**** Study material
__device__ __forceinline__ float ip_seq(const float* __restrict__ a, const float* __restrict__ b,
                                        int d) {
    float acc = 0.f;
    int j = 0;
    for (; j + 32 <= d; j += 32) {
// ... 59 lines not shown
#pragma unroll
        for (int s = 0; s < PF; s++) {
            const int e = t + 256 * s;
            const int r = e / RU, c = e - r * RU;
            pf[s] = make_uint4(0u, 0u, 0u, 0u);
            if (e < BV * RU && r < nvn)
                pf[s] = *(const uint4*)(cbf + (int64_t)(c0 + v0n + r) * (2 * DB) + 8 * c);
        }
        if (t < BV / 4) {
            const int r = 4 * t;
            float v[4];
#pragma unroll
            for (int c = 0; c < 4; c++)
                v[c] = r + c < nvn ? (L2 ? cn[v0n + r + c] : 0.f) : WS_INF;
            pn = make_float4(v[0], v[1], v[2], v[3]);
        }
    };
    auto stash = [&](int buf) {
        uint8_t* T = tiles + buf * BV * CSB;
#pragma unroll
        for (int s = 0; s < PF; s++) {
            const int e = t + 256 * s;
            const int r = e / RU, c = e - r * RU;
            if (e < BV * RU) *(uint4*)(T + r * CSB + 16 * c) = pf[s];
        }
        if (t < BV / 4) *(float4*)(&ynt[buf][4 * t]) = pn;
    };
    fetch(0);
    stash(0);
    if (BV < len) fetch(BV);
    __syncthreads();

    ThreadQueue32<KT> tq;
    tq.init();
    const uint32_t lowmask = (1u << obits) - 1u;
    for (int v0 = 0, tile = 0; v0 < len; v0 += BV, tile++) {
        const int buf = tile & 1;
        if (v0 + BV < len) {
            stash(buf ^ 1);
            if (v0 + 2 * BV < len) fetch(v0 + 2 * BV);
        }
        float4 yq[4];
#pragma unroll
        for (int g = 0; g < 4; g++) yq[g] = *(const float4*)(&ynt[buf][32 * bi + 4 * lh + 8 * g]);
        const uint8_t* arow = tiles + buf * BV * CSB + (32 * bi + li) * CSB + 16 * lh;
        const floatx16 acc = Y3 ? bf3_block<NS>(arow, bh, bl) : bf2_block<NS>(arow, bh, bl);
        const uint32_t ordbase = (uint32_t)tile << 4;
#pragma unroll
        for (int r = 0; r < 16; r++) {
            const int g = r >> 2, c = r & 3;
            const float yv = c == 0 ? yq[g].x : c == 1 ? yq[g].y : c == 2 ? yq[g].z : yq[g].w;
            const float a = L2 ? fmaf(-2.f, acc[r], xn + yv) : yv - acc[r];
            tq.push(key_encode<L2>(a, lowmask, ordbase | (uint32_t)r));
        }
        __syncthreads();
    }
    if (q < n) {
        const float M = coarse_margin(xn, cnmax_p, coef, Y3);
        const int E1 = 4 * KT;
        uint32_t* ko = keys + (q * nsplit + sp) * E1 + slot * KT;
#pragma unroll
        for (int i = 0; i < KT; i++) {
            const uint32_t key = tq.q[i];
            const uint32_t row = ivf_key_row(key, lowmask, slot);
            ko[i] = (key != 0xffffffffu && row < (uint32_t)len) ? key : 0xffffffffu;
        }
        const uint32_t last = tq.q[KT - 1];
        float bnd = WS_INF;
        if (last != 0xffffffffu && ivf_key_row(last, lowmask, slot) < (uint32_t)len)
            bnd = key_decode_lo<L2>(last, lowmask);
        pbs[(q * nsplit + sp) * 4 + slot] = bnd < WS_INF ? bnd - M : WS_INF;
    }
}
********
**What is needed:** Would you print exactly, and only, the lines of the data above from the line with "const uint32_t lowmask" through the line with "const uint32_t key = tq.q[i];", inclusive?

**Task result:**
    const uint32_t lowmask = (1u << obits) - 1u;
    for (int v0 = 0, tile = 0; v0 < len; v0 += BV, tile++) {
        const int buf = tile & 1;
        if (v0 + BV < len) {
            stash(buf ^ 1);
            if (v0 + 2 * BV < len) fetch(v0 + 2 * BV);
        }
        float4 yq[4];
#pragma unroll
        for (int g = 0; g < 4; g++) yq[g] = *(const float4*)(&ynt[buf][32 * bi + 4 * lh + 8 * g]);
        const uint8_t* arow = tiles + buf * BV * CSB + (32 * bi + li) * CSB + 16 * lh;
        const floatx16 acc = Y3 ? bf3_block<NS>(arow, bh, bl) : bf2_block<NS>(arow, bh, bl);
        const uint32_t ordbase = (uint32_t)tile << 4;
#pragma unroll
        for (int r = 0; r < 16; r++) {
            const int g = r >> 2, c = r & 3;
            const float yv = c == 0 ? yq[g].x : c == 1 ? yq[g].y : c == 2 ? yq[g].z : yq[g].w;
            const float a = L2 ? fmaf(-2.f, acc[r], xn + yv) : yv - acc[r];
            tq.push(key_encode<L2>(a, lowmask, ordbase | (uint32_t)r));
        }
        __syncthreads();
    }
    if (q < n) {
        const float M = coarse_margin(xn, cnmax_p, coef, Y3);
        const int E1 = 4 * KT;
        uint32_t* ko = keys + (q * nsplit + sp) * E1 + slot * KT;
#pragma unroll
        for (int i = 0; i < KT; i++) {
            const uint32_t key = tq.q[i];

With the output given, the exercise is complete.